Con: Trick-or-treaters beware

Con: Trick-or-treaters beware

With Halloween just around the corner, many children are looking forward to dressing up in fun costumes and going trick-or-treating.

However, according to the National Public Radio, children below the age of 12 are ineligible to receive the COVID-19 vaccine. It is unlikely that the vaccine for this age group will be approved before Oct. 31, as the FDA independent advisory committee meeting is scheduled Oct. 26 and the CDC’s independent advisory committee meeting is scheduled Nov. 2 and Nov. 3.

If the vaccine gets approved before Oct. 31, children will still not be fully vaccinated by then since the vaccine takes several weeks to reach its full effect.

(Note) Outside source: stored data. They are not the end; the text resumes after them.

## Feed UMMA A operands from tensor memory and double-buffer P1 scores for small K

For K up to 32, the z and W bf16 hi/lo tiles are also written into tensor memory, and the P1 and P2 MMAs read their A operand from TMEM instead of shared-memory descriptors. The P1 score accumulator gets a second TMEM buffer with its own mbarrier, so the MMA warp can issue P1 for chunk i+2 while workers process chunk i. The load pipeline also deepens to four stages. This aims to cut shared-memory operand traffic and the P1-to-worker serialization, at the cost of extra tcgen05.st stores and waits in the worker threads. The probe kernel gains a TMEM-A test mode.

```diff
diff --git a/spmf_b200/csrc/spmf_hot_tile.cu b/spmf_b200/csrc/spmf_hot_tile.cu
--- a/spmf_b200/csrc/spmf_hot_tile.cu
+++ b/spmf_b200/csrc/spmf_hot_tile.cu
@@ -29,7 +29,9 @@
   static constexpr int W_TILE = 128 * 64 * 2;
   static constexpr bool WIDE = KK > 64;
   static constexpr bool MERGED = !WIDE;
-  static constexpr int NSTAGE = WIDE ? 2 : 3;
+  static constexpr bool TMEM_A = KK <= 32;
+  static constexpr int SBUF = TMEM_A ? 2 : 1;
+  static constexpr int NSTAGE = WIDE ? 2 : (SBUF == 2 ? 4 : 3);
   static constexpr int WBUF = WIDE ? 1 : 2;
   static constexpr int GHALF = WIDE ? 2 : 1;
   static constexpr int G_STRIDE = KK + 4;
@@ -38,7 +40,11 @@
   static constexpr int ACC = MERGED ? 2 : 1;
   static constexpr int TM_S = 0, TM_DZ = 64, TM_GEV = 64 + ACC * KK, TM_GEV_STRIDE = ACC * NZ;
   static constexpr int TM_COLS = 512;
-  static_assert(TM_GEV + 2 * TM_GEV_STRIDE <= 512, "tensor memory");
+  static constexpr int TM_S1 = TM_GEV + 2 * TM_GEV_STRIDE;
+  static constexpr int TM_W_STRIDE = 64, TM_W = TM_COLS - 2 * TM_W_STRIDE, TM_Z = TM_W - KK;
+  static constexpr int TM_USED = TM_S1 + (TMEM_A ? 64 + KK + 2 * TM_W_STRIDE : 0);
+  static_assert(TM_USED <= TM_COLS && (!TMEM_A || TM_S1 + 64 <= TM_Z), "tensor memory");
+  static_assert(!TMEM_A || MERGED, "tensor-memory A operands: merged-term P2 only");
   static_assert(SMEM <= 227 * 1024, "shared memory");
 };
 
@@ -129,7 +135,7 @@
   extern __shared__ __align__(128) unsigned char smem_raw[];
   const uint32_t sbase = (smem_u32(smem_raw) + 127u) & ~127u;
   unsigned char* sp = smem_raw + (sbase - smem_u32(smem_raw));
-  __shared__ __align__(8) unsigned long long mbar_store[T::NSTAGE + 3];
+  __shared__ __align__(8) unsigned long long mbar_store[T::NSTAGE + 2 + T::SBUF];
   __shared__ uint32_t tmem_slot;
 
   const int tid = threadIdx.x, warp = tid >> 5, lane = tid & 31;
@@ -152,12 +158,15 @@
   uint32_t full[T::NSTAGE];
 #pragma unroll
   for (int i = 0; i < T::NSTAGE; ++i) full[i] = smem_u32(&mbar_store[i]);
-  const uint32_t bar_s = smem_u32(&mbar_store[T::NSTAGE]);
-  const uint32_t bar_g[2] = {smem_u32(&mbar_store[T::NSTAGE + 1]), smem_u32(&mbar_store[T::NSTAGE + 2])};
+  const uint32_t bar_g[2] = {smem_u32(&mbar_store[T::NSTAGE]), smem_u32(&mbar_store[T::NSTAGE + 1])};
+  uint32_t bar_s[T::SBUF];
+#pragma unroll
+  for (int b = 0; b < T::SBUF; ++b) bar_s[b] = smem_u32(&mbar_store[T::NSTAGE + 2 + b]);
   if (tid == 0) {
 #pragma unroll
     for (int i = 0; i < T::NSTAGE; ++i) mbar_init(full[i], 1);
-    mbar_init(bar_s, 1);
+#pragma unroll
+    for (int b = 0; b < T::SBUF; ++b) mbar_init(bar_s[b], 1);
     mbar_init(bar_g[0], 2);
     mbar_init(bar_g[1], 2);
     asm volatile("fence.mbarrier_init.release.cluster;" ::: "memory");
@@ -169,6 +178,11 @@
     asm volatile("tcgen05.relinquish_alloc_permit.cta_group::1.sync.aligned;" ::: "memory");
   }
 
+  asm volatile("tcgen05.fence::before_thread_sync;" ::: "memory");
+  __syncthreads();
+  asm volatile("tcgen05.fence::after_thread_sync;" ::: "memory");
+  const uint32_t tm = tmem_slot;
+
   const bool worker = tid < kTileWorkThreads;
   if (worker) {
     const float* zp = z + ((size_t)q * nrows + (row < nrows ? row : 0)) * REC;
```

Although severe illness or death from COVID-19 is uncommon for children under the age of 12, according to the Los Angeles Times, trick-or-treating opens up several opportunities for transmission of the coronavirus.

Trick-or-treating is often done with lots of friends or large groups. When large groups of children or children from different households trick or treat together, there is more contact with people and there is a higher chance that a group member may carry the virus and be asymptomatic.

During and after trick-or-treating, children are often eager to rip open candy wrappers and start snacking on their treats. Some children even like to swap and compare candies with each other. Without proper hand washing or disinfecting of possibly contaminated surfaces, the coronavirus can easily be transmitted from child to child when eating or swapping candy.

Many individuals who enjoy handing out candy will allow children to grab handfuls from their bowl. This opens up an opportunity for the virus to be spread when each child puts their hand in the bowl.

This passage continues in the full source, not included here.